**EXERCISE DESCRIPTION:** Look through the data below for the line with "ab[t] = (((vm[t] >> tap) & 1) ? un : zbase", and transcribe it exactly together with each line after it up to and including the line with "const f32x4 *dnext". Give nothing else.
RECORDS SHOWN Start Marker
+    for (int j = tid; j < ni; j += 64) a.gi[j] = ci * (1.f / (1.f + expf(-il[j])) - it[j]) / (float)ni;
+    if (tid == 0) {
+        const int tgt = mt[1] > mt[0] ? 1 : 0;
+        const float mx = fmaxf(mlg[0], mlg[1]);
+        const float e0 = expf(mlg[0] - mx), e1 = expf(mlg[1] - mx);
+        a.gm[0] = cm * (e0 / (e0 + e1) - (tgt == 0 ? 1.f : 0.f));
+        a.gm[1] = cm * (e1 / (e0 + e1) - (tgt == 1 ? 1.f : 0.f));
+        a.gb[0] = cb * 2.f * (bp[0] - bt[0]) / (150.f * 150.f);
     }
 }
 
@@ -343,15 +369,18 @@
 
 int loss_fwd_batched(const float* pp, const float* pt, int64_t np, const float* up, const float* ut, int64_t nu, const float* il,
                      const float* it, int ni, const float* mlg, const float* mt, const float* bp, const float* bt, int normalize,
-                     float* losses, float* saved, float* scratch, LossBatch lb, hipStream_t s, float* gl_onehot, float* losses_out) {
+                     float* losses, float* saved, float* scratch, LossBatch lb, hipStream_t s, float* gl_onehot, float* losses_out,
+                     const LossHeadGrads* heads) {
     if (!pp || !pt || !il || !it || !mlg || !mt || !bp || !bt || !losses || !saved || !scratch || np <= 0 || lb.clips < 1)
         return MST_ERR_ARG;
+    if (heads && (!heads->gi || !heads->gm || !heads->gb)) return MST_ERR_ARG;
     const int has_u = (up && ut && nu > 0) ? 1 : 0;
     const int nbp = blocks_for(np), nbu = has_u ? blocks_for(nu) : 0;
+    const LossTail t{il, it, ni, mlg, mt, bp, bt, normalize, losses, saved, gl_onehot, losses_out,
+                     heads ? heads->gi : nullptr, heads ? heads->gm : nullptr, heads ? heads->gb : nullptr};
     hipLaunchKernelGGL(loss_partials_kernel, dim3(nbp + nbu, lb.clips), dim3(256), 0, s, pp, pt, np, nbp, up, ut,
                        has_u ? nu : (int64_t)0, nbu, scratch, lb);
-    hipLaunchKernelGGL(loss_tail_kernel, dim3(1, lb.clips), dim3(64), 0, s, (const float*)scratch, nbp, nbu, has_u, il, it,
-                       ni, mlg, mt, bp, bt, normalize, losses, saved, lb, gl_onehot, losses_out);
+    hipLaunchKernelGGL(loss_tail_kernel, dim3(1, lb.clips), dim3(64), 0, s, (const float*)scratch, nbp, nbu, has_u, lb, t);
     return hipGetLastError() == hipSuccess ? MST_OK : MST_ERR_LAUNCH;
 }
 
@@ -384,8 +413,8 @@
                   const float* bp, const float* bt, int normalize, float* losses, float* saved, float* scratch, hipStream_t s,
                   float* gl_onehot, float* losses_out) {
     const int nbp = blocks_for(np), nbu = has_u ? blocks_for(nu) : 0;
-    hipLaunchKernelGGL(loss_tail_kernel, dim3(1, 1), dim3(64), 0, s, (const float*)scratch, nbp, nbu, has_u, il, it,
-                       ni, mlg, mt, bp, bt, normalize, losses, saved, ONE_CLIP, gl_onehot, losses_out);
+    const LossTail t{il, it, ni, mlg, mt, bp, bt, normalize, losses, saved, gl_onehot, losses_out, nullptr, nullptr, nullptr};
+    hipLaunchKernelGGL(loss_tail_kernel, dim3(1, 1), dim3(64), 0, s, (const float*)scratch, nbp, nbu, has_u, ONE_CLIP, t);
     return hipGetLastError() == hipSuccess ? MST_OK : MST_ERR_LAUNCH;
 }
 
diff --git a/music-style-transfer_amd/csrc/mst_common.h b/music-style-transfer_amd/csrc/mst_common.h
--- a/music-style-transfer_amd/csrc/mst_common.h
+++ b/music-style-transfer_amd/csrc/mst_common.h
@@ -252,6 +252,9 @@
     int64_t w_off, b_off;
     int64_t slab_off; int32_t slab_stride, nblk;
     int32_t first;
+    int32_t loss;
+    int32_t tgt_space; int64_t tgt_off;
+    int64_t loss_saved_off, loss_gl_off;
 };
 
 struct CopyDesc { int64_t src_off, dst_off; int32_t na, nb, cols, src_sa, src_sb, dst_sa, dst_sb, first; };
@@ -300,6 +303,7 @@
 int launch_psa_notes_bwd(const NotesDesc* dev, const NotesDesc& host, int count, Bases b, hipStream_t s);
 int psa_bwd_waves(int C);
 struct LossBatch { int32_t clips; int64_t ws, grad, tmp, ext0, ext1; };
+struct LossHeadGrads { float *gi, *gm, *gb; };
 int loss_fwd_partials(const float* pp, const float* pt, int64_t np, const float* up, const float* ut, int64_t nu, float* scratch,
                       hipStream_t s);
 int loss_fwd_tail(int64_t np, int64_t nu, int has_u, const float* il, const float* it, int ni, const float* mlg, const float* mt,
RECORDS SHOWN End Marker
RECORDS SHOWN Start Marker
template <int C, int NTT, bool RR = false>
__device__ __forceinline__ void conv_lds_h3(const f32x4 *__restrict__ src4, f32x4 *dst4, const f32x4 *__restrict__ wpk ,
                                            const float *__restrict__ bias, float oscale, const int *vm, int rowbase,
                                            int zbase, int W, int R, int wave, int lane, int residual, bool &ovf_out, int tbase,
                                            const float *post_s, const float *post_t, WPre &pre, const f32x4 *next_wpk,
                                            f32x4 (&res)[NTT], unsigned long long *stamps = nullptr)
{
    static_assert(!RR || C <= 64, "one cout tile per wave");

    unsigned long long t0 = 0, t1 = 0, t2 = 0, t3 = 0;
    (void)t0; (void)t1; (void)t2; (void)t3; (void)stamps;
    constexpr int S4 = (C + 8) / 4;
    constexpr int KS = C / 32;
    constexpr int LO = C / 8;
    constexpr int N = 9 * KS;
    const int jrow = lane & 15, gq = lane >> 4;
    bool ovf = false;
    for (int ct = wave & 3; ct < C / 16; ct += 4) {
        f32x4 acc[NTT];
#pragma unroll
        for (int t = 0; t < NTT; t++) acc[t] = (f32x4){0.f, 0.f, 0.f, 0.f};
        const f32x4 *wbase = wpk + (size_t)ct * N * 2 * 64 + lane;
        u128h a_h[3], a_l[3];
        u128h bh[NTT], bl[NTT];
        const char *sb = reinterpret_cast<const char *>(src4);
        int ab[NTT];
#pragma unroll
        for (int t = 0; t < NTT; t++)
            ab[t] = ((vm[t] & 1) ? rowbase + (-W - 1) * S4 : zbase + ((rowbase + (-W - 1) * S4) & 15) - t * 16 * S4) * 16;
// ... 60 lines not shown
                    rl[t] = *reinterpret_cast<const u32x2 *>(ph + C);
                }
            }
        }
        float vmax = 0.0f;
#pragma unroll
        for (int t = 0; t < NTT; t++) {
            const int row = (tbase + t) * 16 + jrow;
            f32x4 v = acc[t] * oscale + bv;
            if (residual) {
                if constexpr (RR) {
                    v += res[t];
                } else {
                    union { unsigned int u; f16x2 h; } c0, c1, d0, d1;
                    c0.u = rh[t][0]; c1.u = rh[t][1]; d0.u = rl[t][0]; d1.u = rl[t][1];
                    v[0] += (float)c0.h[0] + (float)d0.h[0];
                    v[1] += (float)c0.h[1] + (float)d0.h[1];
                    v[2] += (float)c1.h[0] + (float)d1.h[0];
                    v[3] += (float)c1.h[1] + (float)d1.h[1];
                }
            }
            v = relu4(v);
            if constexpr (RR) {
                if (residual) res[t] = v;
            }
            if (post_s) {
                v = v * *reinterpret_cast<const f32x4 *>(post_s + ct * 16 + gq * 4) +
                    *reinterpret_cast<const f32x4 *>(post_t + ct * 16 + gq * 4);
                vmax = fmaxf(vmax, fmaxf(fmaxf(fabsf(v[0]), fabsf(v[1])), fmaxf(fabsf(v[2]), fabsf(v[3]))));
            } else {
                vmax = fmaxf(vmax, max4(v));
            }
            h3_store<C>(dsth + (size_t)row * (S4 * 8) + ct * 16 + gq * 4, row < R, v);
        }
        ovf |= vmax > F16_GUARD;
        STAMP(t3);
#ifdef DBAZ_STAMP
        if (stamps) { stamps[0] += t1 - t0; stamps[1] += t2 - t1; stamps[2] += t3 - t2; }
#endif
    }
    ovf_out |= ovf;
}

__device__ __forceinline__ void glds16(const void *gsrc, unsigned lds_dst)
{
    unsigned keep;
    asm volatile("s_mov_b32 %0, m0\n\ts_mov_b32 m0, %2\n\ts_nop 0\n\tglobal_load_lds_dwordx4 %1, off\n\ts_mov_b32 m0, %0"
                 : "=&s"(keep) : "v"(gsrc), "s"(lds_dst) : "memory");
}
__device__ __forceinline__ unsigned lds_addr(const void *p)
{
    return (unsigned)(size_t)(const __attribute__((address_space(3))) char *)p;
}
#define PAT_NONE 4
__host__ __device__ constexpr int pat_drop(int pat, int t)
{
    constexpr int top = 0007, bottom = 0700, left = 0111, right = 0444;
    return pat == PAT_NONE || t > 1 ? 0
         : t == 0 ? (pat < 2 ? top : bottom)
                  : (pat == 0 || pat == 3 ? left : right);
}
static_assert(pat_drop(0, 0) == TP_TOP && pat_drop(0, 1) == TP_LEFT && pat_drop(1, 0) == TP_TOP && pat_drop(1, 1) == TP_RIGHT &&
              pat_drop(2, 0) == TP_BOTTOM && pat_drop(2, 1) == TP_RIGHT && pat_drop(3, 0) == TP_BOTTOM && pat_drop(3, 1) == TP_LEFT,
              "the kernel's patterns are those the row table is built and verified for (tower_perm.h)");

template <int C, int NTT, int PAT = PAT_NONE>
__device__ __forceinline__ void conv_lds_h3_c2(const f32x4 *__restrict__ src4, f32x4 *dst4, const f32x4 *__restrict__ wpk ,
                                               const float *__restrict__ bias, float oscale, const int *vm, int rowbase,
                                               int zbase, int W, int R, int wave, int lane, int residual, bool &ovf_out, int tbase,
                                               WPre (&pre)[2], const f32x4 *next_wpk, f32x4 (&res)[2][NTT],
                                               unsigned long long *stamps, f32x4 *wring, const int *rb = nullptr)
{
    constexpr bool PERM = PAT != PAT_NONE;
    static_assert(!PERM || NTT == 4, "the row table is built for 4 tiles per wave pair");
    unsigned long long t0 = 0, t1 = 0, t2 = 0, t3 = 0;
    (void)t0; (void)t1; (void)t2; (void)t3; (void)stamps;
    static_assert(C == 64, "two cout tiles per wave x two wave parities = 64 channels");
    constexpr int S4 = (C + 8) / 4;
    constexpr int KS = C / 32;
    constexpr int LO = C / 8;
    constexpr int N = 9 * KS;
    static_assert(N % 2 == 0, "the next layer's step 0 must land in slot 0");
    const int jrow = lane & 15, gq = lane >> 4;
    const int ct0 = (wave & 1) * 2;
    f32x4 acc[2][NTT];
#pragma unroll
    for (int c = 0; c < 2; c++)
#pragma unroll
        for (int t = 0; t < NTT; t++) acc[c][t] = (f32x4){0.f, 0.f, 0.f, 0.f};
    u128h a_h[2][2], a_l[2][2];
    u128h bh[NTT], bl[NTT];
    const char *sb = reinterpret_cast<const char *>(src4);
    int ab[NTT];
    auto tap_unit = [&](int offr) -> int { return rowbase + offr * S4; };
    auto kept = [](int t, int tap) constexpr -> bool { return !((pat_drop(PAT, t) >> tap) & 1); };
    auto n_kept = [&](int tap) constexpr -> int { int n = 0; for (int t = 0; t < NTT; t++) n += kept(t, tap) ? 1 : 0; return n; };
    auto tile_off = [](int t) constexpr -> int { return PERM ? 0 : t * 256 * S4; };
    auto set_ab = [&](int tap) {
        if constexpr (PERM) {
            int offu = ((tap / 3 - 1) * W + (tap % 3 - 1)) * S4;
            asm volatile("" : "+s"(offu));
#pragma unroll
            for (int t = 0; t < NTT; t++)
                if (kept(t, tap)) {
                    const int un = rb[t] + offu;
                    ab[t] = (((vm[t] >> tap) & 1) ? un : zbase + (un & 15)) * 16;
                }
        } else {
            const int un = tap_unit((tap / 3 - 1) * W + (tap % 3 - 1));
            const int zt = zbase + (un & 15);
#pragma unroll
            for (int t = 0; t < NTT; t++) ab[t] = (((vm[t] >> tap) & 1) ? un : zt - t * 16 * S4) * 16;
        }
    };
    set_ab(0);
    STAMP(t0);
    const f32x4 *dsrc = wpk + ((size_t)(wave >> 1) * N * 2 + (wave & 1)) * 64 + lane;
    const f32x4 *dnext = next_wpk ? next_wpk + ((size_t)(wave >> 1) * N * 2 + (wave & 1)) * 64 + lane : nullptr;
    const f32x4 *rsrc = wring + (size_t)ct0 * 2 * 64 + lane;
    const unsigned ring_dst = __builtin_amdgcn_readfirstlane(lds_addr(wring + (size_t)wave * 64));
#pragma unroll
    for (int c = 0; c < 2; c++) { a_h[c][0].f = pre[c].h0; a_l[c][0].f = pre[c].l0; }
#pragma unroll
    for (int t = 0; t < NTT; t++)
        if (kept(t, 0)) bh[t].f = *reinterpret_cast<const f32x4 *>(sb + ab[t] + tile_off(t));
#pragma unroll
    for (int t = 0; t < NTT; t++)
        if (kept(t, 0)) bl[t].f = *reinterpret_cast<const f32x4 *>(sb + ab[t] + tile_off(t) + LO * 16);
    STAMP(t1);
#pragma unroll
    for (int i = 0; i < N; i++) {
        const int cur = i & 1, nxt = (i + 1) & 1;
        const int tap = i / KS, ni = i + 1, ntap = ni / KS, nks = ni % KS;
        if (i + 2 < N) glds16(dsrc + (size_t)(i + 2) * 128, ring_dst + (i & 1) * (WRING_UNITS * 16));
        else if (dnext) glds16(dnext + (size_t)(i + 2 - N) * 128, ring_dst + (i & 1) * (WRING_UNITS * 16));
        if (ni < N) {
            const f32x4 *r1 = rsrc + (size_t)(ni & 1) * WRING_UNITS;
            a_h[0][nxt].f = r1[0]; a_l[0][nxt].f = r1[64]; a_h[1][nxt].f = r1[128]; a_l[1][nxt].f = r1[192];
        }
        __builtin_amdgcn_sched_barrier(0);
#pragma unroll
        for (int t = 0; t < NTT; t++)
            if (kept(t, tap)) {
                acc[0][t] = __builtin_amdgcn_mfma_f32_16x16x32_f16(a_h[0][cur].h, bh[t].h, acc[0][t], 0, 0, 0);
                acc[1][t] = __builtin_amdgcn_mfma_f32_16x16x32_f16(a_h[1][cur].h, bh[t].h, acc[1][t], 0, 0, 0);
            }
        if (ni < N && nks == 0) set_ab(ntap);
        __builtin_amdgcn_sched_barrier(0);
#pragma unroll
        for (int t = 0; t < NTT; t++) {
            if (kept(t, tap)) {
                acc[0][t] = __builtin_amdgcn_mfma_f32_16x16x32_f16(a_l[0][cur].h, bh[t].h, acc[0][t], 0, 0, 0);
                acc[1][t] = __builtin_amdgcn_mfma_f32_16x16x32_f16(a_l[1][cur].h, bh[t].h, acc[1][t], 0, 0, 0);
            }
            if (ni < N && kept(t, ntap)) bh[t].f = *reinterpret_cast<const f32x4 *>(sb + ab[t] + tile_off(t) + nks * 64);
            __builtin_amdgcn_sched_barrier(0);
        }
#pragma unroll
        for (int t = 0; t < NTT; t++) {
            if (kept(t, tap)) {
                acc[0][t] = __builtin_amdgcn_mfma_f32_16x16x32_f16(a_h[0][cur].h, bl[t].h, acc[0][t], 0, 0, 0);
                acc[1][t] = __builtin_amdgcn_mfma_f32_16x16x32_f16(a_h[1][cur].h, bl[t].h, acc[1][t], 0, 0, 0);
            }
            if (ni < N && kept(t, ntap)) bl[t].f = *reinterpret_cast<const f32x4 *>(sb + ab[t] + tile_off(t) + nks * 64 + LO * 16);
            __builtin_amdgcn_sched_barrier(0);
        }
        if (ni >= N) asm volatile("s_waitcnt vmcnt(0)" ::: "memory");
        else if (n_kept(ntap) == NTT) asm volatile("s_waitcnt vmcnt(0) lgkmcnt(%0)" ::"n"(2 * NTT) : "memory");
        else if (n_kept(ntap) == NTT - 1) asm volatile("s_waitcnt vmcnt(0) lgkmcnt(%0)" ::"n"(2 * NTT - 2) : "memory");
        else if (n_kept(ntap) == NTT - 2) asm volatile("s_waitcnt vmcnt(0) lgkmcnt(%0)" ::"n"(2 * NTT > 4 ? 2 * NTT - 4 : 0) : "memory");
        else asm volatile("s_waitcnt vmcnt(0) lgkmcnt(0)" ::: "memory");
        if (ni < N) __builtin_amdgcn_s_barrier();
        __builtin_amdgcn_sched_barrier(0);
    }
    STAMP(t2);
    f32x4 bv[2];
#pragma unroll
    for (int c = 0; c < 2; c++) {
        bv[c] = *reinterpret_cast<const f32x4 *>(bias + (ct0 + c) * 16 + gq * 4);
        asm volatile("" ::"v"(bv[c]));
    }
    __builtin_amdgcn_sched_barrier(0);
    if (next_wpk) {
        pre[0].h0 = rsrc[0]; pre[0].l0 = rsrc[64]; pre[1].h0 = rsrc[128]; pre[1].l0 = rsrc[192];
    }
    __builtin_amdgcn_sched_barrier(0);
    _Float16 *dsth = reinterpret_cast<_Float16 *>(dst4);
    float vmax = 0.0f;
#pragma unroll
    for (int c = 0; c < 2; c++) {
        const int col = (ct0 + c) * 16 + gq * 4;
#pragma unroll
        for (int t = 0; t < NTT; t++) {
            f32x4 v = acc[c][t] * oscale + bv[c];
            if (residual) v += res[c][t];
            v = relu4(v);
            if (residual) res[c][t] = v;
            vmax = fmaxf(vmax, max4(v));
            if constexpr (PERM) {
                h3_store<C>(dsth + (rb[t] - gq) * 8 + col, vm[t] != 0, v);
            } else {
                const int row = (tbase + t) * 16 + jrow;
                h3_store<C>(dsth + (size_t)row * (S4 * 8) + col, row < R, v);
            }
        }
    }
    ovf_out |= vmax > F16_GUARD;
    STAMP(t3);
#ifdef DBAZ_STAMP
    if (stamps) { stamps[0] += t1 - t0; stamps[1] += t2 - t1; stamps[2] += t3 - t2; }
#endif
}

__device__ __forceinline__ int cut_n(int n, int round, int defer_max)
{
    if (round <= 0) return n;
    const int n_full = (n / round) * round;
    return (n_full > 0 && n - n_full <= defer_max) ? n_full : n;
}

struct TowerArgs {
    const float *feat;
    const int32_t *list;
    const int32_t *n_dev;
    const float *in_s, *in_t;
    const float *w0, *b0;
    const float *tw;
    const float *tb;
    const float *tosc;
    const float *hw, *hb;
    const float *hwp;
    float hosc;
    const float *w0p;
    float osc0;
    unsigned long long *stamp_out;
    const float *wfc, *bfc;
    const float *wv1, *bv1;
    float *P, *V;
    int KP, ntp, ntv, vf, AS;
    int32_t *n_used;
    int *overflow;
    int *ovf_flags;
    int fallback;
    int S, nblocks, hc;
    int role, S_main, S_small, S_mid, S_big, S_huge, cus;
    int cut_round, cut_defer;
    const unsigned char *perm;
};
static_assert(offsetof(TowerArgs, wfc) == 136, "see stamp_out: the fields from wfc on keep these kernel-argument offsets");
RECORDS SHOWN End Marker
RECORDS SHOWN Start Marker
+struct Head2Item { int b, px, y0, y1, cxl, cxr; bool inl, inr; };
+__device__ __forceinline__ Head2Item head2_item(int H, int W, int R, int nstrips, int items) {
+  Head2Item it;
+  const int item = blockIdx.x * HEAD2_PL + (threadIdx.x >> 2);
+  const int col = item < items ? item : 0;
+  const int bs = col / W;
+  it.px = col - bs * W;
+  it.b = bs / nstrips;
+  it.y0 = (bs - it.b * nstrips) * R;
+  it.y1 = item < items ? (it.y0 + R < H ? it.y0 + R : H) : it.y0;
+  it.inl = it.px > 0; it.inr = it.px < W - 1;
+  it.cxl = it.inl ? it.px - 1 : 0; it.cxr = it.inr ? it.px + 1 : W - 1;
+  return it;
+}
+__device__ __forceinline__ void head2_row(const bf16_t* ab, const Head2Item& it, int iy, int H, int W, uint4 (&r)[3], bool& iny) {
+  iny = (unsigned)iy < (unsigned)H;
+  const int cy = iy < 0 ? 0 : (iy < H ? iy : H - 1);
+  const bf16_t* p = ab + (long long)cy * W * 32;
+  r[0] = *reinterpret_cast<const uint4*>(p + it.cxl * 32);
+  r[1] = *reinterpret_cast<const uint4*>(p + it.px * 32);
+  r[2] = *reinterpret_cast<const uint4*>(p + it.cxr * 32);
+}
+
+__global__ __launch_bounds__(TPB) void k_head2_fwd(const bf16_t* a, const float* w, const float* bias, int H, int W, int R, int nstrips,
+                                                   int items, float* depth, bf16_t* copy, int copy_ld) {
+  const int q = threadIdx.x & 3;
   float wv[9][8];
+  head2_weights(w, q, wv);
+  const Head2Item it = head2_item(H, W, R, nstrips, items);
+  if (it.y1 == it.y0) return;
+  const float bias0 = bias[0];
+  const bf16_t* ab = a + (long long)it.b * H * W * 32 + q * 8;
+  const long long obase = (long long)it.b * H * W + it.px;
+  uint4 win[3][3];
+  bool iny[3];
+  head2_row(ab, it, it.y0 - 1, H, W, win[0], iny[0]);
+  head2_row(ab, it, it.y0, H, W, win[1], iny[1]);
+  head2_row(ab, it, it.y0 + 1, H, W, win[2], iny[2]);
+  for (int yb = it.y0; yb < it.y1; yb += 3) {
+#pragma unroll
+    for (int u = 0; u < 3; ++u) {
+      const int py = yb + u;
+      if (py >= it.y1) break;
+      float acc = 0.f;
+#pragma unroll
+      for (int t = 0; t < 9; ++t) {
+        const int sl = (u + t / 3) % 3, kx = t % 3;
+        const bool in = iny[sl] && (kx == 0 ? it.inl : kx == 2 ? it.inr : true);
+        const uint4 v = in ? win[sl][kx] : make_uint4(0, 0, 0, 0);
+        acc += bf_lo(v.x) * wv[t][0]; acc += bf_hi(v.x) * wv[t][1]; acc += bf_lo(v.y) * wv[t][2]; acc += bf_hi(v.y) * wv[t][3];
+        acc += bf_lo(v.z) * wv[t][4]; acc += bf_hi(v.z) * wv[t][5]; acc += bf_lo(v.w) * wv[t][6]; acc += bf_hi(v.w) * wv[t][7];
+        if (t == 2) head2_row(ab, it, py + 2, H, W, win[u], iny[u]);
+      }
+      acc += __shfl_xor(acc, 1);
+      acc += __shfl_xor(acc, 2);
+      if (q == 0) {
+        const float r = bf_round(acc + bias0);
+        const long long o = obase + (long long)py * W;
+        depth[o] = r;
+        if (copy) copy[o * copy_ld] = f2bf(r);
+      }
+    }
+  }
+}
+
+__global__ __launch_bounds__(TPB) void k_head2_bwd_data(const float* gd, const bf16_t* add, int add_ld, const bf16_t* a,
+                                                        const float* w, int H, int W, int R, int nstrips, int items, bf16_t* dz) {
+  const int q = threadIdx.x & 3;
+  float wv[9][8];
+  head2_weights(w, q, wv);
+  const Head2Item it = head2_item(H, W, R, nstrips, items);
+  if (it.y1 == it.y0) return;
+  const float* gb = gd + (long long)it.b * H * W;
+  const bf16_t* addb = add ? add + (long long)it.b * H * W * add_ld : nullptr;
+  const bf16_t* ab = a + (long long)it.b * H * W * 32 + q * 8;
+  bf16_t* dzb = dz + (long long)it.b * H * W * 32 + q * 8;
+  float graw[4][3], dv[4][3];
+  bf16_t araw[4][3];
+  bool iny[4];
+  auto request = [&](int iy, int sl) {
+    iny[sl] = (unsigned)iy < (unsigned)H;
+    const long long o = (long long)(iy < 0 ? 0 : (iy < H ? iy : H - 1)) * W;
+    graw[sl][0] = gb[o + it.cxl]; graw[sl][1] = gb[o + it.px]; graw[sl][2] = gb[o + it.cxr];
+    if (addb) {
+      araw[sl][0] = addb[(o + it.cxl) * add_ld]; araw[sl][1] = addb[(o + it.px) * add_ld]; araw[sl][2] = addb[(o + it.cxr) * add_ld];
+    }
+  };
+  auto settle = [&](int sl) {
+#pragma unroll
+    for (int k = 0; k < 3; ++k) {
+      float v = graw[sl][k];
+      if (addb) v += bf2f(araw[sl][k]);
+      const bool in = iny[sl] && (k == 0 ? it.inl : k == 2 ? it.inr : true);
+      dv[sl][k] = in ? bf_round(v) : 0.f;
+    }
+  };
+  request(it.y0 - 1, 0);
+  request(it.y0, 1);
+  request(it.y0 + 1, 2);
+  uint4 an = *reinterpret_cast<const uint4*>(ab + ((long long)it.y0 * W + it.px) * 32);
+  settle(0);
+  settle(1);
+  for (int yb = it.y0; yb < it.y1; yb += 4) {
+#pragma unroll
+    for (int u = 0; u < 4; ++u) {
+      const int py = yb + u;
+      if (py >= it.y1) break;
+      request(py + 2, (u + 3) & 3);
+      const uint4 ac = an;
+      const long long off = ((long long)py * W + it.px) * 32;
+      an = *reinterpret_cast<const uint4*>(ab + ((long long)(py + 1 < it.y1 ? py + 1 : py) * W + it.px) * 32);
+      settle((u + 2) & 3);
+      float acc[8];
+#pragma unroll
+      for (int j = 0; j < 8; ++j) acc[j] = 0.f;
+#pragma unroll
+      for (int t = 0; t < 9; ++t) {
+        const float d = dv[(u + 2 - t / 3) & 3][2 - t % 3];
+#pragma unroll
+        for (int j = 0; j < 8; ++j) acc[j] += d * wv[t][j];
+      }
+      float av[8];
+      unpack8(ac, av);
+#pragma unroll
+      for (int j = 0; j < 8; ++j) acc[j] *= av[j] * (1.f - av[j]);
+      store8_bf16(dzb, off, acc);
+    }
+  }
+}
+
RECORDS SHOWN End Marker
**WRITTEN ANSWER:**
                    ab[t] = (((vm[t] >> tap) & 1) ? un : zbase + (un & 15)) * 16;
                }
        } else {
            const int un = tap_unit((tap / 3 - 1) * W + (tap % 3 - 1));
            const int zt = zbase + (un & 15);
#pragma unroll
            for (int t = 0; t < NTT; t++) ab[t] = (((vm[t] >> tap) & 1) ? un : zt - t * 16 * S4) * 16;
        }
    };
    set_ab(0);
    STAMP(t0);
    const f32x4 *dsrc = wpk + ((size_t)(wave >> 1) * N * 2 + (wave & 1)) * 64 + lane;
    const f32x4 *dnext = next_wpk ? next_wpk + ((size_t)(wave >> 1) * N * 2 + (wave & 1)) * 64 + lane : nullptr;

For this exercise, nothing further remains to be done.